Terms of engenderment, or The “buddy” question


As seen on the tot lot playground.

The other day, at our neighborhood tot lot, a dad was pushing his toddlerish child in the swing next to me and the lil’ monkey, who, per usual, was heading into her second hour in the saddle, showing no signs of fatigue, though her lower extremities must surely have been tingly-numb by then. I know my arm was. She was singing DaDa-ist songs to herself, as she is often wont to do, and my mind (and ears) had occasion to wander to the neighboring swingers. In the (relatively) short time he was next to us, I heard the dad use on his kid the diminutive “buddy” as well as its slightly less frequently employed cognates “pal,” and “my friend.” Now I ask you, to which biological sex of kidling, based on your own experience of the usage of these terms of endearment, do you think these diminutives were directed?

Wait, I’ll answer for you: a boy.

Boy kids are buddies. Girl kids are — well, in my own anecdotal experience, they have been lots of things, but rarely buddies. Oh, don’t even try to offer up as an example Kristy McNichol’s character Buddy in the 1970s TV series “Family.” It only goes to prove the boy-association of the term. Everyone who was a then-tomboy and future-lesbo watching that show back then knows just what I’m saying.
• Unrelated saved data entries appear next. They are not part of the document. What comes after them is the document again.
int group_launch_ready(vs_batch* g, hipEvent_t det_done = nullptr) {
    if (g->rq_n == 0) return VS_OK;
    vs_batch::Ready& R = g->pending(0);
    hipStream_t st = g->st_pre;
    int rc;
    if (g->rel_valid[R.set] || det_done) {
        hipError_t e = hipSuccess;
        if (WARP_LAG >= 2) {
            if (g->rel_valid[R.set]) e = hipStreamWaitEvent(st, g->ev_rel[R.set], 0);
            if (e == hipSuccess && det_done) e = hipStreamWaitEvent(st, det_done, 0);
        } else {
            if (det_done) e = hipStreamWaitEvent(g->st_up, det_done, 0);
            if (e == hipSuccess && g->rel_valid[R.set]) e = hipStreamWaitEvent(g->st_up, g->ev_rel[R.set], 0);
            if (e == hipSuccess) e = hipEventRecord(g->ev_go, g->st_up);
            if (e == hipSuccess) e = hipStreamWaitEvent(st, g->ev_go, 0);
        }
        if (e != hipSuccess) return vs_obj_fail(g, VS_ERR_HIP, "hipStreamWaitEvent failed");
        if (g->rel_valid[R.set]) g->pre_rel_step = std::max(g->pre_rel_step, R.step);
        g->rel_valid[R.set] = false;
    }
    {
        StageScope t(g->ref, VS_STAGE_WARP, st);
        rc = group_ready_launches(g, R, R.tabs_built ? VS_WARP_ONLY : VS_WARP_ALL, st);
    }
    const hipError_t ew = hipEventRecord(g->ev_warp[R.set], st);
    if (ew == hipSuccess) { g->warp_valid[R.set] = true; g->last_warp_set = R.set; }
    else if (rc == VS_OK) rc = hip_fail(ew, "hipEventRecord(g->ev_warp[R.set], st)");
    for (int i = 0; i < R.n; i++) {
        if (!R.owner[i]) continue;
        const int rrc = release_slot(R.owner[i], R.slots[i], st);
        if (rc == VS_OK) rc = rrc;
    }
    R.valid = false;
    g->pop_pending();
    if (rc != VS_OK) g->err = get_last_error();
    return rc;
}


struct StepPlan {
    int k = 0;
    int n = 0, max_n = 0;
    int n_max = 0;
    int ndet = 0;
    int npend = 0, nseg = 0;
    int aligned = 1;
    int any_apart = 0, all_apart = 1;
    size_t pend_stride = 0;
};

int fill_stream_items(vs_batch* g, vs_stab* s, const vs_batch::HostSet& H, const BorderPlan& bp, int ndue, int first, StepPlan& P) {
    const vs_params_c& p = s->p;
    const int ns = (int)s->bq.size(), dset = g->dev_set(P.k), set = g->pend_set;
    vs_batch::Ready& R = g->building();
    int npad = 0;
    for (int i = 0; i < ns; i++) {
        const int idx = first + i;
        const vs_stab::BFrame& b = s->bq[i];
        const vs_stab::ItemBufs& it = s->items[i];
        LKLevel L[MAX_PYR];
        fill_lk_levels(s, b.pv, b.c, L);
        const int cap = std::max(b.lk_cap, 0);
        P.n_max = std::max(P.n_max, cap);
        uint8_t *rs = H.rs + ransac_item_bytes() * idx, *tail = H.tail + tail_item_bytes() * idx;
        VS_OBJ_TRY(g, lk_fill_item(H.lk + lk_item_bytes() * idx, L, s->levels, s->d_pts[b.lk_buf], cap, s->d_npts[b.lk_buf], it.next, it.status, it.err,
                              p.lk_win_size, p.lk_max_iters, p.lk_epsilon));
        VS_OBJ_TRY(g, ransac_fill_item(rs, s->d_pts[b.lk_buf], it.next, it.status, cap, s->d_npts[b.lk_buf], it.vp, it.vc, it.m, 4, p.ransac_threshold,
                                  p.ransac_max_iters, s->tab, it.counts, it.model, it.inliers, it.info, s->d_traj, &s->tp, s->d_dbg, b.have_prev_gray));
        ransac_item_set_last(rs, i == ns - 1 ? 1 : 0);
        ransac_item_set_tail_in(rs, g->d_tin[dset] + tail_in_bytes() * idx);
        double* minv = nullptr;
        WarpTabJob jobs[2] = {{nullptr, nullptr, nullptr, 0, 0}, {nullptr, nullptr, nullptr, 0, 0}};
        if (b.out_due) {
            const int j = P.npend++;
            minv = g->d_MinvB[set] + 12 * j;
            R.srcs[j] = b.out_frame; R.dsts[j] = b.d_out; R.slots[j] = b.out_slot; R.owner[j] = s; R.pad_idx[j] = npad;
            if (P.all_apart && std::min(WARP_BATCH_MAX, ndue - j / WARP_BATCH_MAX * WARP_BATCH_MAX) >= WARP_TAB_MIN) {
                const WarpEnds e = warp_ends(s, b.out_frame, b.d_out, npad, bp);
                int32_t* T = g->d_tabs[set] + (size_t)j * g->tab_ints;
                jobs[0] = WarpTabJob{T, e.src, e.dst, bp.pw, bp.ph};
                if (s->pf->kind != PIX_INTERLEAVED) {
                    const Planes S = warp_src_planes(s), D = warp_dst_planes(s, e.dst, b.out_stride);
                    jobs[1] = WarpTabJob{T + tab_layout(bp.pw, bp.ph).stride, e.src + S[1].off, e.dst + D[1].off, S[1].w, S[1].h};
                }
            }
            npad++;
            P.pend_stride = b.out_stride;
        }
        tail_fill_item(tail, b.out_due ? 1 : 0, b.out_idx, minv, jobs);
        tail_item_set_seg(tail, P.nseg);
    }
    tail_fill_seg(H.seg + tail_seg_bytes() * P.nseg, first, ns, s->d_M, s->d_traj, s->d_dbg, p.smoothing_method);
    P.any_apart |= p.smoothing_method != VS_SMOOTH_KALMAN;
    P.nseg++;
    return VS_OK;
}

Even the rest of y’all know what I’m saying.

I think we can take my anecdotal experience as pretty much on the mark, and then go on to try to puzzle out what that means that we tell boys they’re our “buddies,” and ask what role that selective form of address plays in boys’ socialization as little bouncey rubber toughies. In what I’m sure will be a life-long quest to ensure both our kids have maximum elbow room to become whomever they wish to become, I am compelled to not let these differentiations drift by unexamined, as if they were inevitable, or harmless, or even in objective service to absolute biological truth. Some may well be, and I’ll learn tough lessons about the power of nature over nurture, I’m certain. But the language we use in addressing the wee mites falls in the realm of nurture. So these are hairs I gotta split.

Now as it happens, I’ve returned to work outside the house this week (ha HA! just in time for the sleep deprivation to begin to manifest in hallucinations! “What’s that behind the copier?!! Duck everyone! Duck and cover!! Oh, no. Never mind. Don’t even listen to me. Go on with what you were saying.”). But so where ordinarily I’d be able to humor my desire to obsessively research the larger topic of gender socialization as it plays out in terms of address for girls and boys in early childhood, and maybe season this post with some Learned Wisdom, now I plain can’t squeeze in the time. Circumstances call for me to become a far more efficient quick sketch artist these days, and I’m sure it’s just as well. (Redundant repetitiveness begone! Indulgent loquatiousness, meet the bullet point!) I can note, though, that feminist linguists (and one must say they are cunning) have already made the case for how normative gender-training positively drips off of language, from the very first application of it upon fresh human beings, and all the way down to the smallest particle of speech.

We know language matters, period. And an innocuous diminutive like “buddy” brings with it meanings we are associating with our boys, intentionally or not, when we use the term on them (and not on their sisters). After spreading out some of those meanings for us to look at and cogitate on, I’ll just end with a flurry of questions, since that’s all I can do these days on so little sleep (e.g., “Sweetie? Did you feed the garbage and take out the dog? Or did I? And if I did, why did I?”). Here are some connotations “buddy” holds for me:

    • a buddy is a friend, (and therefore an equal, as opposed to a younger, physically and emotionally dependant being whom we are entrusted to protect);
    • a buddy is rough-and-tumble;
    • “buddy” floats around nearby “buddy boy,” which, though I am hard-pressed to find an etymological tract on it all, definitely feels to me to be the linguistic equivalent of a slightly-too-hard sock in the arm: a good natured, but watch yourself kind of address.

A gloss on the denotative meaning of buddy confirms the above, and points out that it is speculated to have originated as a variant on “brother,” and was “long associated with coal miners.”

So here are some of the things I wonder: Do fathers use this term in reference to their sons more than mothers (generally, if not even stereotypically speaking)? If so, what might it be about a father-son bond that (general, if not stereotypical) men feel that inspires them to insert this good-natured wedge between their parental selves and their boy children? Why would any of us do this? Is it the rip-tide of conventional language use that pulls this word out of the mouths of those of us who don’t intend — consciously, at least — to make our boy children into durable equals? Or do we really want them to grow up faster than their sisters, and tougher? And, more importantly, do they?